-- Required work --
Filter the entries, keeping every line with the word "dtype".
------------------------------------------------------------------------
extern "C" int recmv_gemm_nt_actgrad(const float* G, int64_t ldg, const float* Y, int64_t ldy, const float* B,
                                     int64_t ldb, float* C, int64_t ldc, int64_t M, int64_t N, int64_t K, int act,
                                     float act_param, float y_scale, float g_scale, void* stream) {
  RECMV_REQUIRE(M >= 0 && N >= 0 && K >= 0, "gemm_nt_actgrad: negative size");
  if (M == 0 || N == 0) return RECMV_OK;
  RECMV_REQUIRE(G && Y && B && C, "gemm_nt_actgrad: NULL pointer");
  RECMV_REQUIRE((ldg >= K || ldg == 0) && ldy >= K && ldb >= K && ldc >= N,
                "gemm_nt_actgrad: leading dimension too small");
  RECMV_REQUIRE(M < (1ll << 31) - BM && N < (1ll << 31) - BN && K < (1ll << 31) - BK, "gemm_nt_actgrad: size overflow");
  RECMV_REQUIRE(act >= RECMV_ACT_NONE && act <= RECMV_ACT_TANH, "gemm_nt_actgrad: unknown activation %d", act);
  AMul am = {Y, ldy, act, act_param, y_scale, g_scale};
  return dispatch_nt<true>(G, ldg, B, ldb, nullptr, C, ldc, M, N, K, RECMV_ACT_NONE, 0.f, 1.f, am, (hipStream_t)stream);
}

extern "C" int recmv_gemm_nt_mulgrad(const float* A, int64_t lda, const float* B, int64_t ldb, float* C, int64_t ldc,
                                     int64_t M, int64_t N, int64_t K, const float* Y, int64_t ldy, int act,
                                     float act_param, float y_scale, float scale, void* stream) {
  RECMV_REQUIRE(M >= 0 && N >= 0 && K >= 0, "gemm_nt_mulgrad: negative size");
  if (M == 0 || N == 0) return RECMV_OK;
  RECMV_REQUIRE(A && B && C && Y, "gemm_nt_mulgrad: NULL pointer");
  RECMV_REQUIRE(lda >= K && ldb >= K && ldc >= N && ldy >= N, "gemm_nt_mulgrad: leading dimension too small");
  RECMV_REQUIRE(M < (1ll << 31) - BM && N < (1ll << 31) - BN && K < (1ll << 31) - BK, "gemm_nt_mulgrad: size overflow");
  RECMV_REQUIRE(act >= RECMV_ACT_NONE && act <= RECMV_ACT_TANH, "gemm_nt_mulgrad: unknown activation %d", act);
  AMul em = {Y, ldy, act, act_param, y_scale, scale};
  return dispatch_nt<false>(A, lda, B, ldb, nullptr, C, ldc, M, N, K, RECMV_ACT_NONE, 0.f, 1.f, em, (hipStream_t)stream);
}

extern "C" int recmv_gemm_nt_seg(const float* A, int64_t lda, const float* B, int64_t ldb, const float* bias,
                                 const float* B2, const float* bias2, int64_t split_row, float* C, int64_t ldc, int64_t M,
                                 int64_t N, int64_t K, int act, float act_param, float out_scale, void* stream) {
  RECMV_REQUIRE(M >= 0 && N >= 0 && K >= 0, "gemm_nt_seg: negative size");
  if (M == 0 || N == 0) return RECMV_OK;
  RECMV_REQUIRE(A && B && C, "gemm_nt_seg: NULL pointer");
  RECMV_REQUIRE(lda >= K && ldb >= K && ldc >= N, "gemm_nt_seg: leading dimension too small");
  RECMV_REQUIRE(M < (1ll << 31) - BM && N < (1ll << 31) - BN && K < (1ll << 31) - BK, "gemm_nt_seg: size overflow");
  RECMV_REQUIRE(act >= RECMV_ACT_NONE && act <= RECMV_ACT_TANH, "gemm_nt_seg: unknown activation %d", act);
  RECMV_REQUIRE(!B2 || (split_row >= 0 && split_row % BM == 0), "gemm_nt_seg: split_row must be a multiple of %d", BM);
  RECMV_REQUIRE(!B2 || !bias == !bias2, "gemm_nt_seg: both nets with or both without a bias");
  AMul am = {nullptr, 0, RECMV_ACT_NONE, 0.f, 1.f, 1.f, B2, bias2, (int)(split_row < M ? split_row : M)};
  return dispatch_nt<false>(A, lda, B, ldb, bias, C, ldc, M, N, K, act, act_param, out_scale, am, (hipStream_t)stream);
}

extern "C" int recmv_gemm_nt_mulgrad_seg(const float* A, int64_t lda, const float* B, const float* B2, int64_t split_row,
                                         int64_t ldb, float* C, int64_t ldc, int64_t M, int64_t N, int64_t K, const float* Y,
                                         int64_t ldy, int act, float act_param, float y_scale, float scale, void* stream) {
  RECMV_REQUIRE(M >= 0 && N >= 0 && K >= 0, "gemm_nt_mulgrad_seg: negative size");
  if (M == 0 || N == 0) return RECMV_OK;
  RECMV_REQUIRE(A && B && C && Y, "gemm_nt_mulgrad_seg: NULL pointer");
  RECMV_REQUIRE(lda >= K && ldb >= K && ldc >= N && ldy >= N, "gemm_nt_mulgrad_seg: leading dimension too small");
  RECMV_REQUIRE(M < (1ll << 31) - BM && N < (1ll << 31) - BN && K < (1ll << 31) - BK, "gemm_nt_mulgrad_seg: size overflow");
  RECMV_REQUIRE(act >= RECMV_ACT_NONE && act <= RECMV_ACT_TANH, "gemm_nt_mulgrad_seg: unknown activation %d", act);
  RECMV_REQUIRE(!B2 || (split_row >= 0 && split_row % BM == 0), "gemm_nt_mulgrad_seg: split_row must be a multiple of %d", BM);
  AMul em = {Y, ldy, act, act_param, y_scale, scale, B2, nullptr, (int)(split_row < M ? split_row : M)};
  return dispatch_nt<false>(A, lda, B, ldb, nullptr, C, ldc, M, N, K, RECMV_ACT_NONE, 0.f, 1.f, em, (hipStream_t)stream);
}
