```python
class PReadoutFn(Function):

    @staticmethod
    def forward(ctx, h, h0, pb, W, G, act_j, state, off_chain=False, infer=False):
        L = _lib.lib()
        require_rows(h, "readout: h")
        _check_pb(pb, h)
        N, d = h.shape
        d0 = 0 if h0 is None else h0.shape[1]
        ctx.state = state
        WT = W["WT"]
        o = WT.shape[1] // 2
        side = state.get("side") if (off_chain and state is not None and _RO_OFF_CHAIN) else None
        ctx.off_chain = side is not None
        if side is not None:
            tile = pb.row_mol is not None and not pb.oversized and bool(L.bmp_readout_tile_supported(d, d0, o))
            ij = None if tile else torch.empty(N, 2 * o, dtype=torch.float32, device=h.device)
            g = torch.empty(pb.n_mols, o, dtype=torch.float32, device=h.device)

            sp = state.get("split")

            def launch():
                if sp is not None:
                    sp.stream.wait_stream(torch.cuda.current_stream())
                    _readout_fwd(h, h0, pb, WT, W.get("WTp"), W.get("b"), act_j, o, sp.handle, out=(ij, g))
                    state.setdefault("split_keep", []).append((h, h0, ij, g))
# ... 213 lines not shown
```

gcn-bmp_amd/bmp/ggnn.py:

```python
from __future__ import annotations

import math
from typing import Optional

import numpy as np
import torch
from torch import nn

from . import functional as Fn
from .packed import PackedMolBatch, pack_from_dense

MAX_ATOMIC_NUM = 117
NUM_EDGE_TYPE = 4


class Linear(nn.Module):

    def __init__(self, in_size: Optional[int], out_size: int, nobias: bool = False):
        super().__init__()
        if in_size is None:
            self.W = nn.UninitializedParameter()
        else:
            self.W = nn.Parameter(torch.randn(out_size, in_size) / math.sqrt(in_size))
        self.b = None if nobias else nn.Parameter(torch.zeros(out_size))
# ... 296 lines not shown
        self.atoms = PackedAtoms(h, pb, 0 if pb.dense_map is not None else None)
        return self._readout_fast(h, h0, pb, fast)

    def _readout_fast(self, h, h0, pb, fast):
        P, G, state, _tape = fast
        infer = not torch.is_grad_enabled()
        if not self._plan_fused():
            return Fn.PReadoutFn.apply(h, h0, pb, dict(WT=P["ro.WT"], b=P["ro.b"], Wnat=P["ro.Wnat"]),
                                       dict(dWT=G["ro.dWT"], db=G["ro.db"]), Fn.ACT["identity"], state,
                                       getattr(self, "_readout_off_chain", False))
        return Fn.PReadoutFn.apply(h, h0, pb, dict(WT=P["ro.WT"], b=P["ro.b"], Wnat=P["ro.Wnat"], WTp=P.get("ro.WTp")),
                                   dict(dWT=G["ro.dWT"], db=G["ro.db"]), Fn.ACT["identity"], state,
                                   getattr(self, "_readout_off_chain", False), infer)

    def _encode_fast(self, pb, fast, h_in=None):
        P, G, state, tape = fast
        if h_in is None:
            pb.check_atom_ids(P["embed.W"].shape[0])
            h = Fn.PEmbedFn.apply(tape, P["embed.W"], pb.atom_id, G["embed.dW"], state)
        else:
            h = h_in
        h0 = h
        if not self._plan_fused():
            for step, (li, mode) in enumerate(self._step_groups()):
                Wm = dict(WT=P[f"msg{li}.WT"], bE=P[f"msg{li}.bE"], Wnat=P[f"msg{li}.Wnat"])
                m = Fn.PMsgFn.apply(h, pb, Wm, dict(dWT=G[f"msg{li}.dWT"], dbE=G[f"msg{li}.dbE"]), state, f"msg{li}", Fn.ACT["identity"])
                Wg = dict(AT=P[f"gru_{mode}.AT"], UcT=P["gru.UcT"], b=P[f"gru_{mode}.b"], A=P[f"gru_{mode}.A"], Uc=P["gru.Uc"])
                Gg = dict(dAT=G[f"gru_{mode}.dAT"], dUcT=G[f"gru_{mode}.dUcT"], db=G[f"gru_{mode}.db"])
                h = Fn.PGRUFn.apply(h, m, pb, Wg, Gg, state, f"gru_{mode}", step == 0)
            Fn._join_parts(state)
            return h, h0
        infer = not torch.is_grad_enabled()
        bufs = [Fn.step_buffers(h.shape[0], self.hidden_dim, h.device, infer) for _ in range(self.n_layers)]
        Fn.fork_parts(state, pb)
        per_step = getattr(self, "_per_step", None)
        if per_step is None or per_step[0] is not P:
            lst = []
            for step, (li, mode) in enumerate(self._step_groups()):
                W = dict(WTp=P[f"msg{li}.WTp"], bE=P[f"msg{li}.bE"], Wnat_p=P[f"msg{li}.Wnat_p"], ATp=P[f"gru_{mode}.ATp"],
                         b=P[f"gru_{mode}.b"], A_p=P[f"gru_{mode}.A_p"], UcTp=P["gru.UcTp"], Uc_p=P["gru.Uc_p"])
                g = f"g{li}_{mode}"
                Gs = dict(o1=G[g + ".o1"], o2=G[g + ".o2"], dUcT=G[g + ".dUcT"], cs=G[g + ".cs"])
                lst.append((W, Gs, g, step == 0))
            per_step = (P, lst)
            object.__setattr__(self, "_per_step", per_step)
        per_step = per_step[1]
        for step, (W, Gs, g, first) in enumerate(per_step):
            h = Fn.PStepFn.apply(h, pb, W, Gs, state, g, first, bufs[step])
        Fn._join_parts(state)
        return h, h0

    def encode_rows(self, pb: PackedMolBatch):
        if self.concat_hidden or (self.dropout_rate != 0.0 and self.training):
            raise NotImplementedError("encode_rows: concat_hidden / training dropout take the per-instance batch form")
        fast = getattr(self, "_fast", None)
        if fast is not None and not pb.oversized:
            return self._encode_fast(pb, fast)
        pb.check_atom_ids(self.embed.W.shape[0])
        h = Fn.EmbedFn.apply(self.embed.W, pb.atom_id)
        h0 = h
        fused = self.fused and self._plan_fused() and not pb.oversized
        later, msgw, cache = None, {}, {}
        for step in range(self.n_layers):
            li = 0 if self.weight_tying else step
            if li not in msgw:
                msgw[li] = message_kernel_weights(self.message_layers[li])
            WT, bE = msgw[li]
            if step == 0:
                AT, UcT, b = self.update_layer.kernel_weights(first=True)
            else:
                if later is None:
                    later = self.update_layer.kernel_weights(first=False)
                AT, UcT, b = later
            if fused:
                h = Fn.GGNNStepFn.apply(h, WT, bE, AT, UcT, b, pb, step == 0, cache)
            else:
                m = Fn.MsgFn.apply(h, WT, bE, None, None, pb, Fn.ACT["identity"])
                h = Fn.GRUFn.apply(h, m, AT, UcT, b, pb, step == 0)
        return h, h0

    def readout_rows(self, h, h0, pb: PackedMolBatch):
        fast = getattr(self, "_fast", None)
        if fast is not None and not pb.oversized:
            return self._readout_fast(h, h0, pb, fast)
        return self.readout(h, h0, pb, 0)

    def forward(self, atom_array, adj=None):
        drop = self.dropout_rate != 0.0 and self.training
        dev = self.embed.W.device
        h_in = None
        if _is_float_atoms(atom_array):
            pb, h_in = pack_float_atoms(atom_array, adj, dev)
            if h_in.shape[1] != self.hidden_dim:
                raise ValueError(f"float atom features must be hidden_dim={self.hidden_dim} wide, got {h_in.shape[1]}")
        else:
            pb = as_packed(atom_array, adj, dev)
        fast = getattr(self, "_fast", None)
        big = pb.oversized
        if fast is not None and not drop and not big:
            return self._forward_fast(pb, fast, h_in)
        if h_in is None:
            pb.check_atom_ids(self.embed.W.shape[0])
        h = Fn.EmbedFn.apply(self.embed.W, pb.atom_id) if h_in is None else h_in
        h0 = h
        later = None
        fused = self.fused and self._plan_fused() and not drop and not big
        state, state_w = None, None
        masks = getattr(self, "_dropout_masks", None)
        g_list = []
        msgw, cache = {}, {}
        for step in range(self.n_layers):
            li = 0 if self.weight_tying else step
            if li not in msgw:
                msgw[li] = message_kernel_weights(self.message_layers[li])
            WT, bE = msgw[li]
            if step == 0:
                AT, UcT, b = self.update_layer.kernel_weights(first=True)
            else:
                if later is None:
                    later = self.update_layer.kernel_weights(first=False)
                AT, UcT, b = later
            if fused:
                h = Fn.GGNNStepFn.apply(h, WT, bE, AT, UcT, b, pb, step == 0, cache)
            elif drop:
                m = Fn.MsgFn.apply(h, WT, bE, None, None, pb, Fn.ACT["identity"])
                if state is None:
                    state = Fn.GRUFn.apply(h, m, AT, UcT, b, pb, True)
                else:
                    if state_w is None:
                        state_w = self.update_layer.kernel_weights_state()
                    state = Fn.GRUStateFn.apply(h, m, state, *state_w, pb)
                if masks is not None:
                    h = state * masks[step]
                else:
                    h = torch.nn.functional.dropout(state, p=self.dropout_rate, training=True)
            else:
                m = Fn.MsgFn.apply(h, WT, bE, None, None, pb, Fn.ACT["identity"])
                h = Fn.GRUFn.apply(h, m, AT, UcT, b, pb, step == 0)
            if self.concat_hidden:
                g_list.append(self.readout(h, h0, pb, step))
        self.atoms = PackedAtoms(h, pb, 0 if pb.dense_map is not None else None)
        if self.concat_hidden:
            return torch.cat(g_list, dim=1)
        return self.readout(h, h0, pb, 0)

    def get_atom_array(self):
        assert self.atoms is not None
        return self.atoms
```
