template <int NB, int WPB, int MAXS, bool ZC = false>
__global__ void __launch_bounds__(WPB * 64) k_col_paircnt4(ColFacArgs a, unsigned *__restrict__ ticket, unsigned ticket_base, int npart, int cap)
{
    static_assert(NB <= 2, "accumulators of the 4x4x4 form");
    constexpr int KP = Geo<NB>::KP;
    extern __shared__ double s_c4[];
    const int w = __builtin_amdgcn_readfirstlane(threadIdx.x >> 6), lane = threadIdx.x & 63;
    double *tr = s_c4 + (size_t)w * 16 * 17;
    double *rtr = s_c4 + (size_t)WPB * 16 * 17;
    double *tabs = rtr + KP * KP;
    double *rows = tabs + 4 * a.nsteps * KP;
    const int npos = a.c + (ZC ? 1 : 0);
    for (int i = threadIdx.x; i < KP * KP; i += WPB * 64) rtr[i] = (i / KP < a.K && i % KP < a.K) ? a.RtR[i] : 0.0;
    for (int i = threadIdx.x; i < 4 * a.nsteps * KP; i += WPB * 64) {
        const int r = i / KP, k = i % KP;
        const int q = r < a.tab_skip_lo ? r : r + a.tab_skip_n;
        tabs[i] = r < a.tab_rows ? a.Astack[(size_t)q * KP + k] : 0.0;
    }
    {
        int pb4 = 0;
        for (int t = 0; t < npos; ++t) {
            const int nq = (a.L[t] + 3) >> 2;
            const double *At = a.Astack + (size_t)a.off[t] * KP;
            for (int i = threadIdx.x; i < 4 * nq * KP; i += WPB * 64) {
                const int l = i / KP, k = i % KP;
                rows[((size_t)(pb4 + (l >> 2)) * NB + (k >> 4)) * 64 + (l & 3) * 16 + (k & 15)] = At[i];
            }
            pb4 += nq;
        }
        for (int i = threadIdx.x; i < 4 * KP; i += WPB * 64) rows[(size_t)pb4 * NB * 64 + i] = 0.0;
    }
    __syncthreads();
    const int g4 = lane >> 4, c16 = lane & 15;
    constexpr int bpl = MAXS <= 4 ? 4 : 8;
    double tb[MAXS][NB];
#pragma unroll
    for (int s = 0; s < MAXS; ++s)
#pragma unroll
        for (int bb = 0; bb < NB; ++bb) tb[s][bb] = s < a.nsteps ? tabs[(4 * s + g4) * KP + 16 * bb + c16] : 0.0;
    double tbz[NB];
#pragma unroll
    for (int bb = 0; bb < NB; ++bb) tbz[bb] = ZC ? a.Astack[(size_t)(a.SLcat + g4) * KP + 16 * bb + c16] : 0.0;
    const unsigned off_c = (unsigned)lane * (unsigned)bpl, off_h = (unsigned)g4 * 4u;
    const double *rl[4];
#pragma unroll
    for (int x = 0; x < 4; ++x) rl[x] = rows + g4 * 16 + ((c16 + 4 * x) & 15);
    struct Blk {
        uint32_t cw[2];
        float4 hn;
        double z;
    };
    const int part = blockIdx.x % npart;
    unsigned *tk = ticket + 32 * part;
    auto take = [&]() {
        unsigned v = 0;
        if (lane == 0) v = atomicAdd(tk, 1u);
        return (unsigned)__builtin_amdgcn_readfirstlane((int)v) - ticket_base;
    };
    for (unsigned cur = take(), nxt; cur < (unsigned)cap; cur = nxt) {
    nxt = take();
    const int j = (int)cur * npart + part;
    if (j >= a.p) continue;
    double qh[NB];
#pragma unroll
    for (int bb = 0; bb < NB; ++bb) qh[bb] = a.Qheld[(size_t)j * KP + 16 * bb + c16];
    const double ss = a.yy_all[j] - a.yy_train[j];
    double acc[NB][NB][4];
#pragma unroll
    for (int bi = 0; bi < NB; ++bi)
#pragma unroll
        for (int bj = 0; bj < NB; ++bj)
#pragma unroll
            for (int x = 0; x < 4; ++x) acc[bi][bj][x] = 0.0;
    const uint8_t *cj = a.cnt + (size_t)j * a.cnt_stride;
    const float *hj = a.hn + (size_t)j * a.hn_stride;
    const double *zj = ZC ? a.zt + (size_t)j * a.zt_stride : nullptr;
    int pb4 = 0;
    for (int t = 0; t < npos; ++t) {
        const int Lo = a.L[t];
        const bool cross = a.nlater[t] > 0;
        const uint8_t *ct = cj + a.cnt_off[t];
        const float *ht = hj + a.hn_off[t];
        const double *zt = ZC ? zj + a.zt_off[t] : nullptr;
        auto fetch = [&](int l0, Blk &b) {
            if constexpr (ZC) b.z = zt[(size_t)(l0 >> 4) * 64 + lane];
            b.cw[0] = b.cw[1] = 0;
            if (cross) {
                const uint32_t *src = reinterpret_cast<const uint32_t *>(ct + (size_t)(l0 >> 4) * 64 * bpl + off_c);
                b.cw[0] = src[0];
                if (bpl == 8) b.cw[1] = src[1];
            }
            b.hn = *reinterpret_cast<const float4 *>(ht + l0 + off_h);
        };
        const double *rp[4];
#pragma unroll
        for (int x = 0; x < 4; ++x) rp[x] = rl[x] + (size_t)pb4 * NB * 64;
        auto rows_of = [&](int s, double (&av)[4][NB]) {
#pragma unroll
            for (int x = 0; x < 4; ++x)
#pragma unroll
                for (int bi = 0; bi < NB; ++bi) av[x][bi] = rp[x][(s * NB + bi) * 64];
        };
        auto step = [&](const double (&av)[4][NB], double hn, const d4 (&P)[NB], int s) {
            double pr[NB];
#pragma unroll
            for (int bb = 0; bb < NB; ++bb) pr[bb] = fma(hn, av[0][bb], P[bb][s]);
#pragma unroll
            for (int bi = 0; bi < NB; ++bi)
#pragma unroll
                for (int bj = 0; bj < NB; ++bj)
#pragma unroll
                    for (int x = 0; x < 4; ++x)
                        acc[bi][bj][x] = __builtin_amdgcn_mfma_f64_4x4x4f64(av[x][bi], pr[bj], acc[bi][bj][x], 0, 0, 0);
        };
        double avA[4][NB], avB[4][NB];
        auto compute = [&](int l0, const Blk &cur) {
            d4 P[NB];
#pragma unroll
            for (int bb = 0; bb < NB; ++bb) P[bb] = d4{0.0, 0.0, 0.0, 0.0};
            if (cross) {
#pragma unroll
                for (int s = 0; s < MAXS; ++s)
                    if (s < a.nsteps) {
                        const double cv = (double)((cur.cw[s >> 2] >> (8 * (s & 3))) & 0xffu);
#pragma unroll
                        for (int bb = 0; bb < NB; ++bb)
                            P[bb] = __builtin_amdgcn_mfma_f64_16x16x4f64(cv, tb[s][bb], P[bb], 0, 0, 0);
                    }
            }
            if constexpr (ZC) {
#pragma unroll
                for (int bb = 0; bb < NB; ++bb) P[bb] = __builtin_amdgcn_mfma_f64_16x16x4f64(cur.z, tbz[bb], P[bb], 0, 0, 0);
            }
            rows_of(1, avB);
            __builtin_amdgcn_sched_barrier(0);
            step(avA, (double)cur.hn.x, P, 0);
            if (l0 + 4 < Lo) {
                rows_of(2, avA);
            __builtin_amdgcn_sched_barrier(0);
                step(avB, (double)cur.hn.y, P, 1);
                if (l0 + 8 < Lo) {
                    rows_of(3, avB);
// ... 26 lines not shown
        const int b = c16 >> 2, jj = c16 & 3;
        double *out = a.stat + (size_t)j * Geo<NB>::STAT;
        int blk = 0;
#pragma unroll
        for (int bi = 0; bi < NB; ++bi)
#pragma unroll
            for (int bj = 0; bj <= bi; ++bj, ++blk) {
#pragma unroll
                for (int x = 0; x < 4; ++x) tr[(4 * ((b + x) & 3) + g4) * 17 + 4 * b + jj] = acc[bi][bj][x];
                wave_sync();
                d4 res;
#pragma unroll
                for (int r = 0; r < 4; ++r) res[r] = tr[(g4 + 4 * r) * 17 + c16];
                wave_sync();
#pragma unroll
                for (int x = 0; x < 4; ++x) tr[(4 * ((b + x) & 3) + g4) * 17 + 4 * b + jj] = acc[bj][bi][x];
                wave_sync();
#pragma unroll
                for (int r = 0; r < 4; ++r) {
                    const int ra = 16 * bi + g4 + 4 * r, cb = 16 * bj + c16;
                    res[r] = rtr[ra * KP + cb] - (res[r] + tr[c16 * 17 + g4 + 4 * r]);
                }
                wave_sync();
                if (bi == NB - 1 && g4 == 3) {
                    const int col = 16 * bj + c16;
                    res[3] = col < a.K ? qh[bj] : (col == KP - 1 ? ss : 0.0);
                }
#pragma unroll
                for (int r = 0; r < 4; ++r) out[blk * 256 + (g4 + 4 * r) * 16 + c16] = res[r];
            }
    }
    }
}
------------------------------------------------------------------------
-- Exercise result --
            ij = None if tile else torch.empty(N, 2 * o, dtype=torch.float32, device=h.device)
            g = torch.empty(pb.n_mols, o, dtype=torch.float32, device=h.device)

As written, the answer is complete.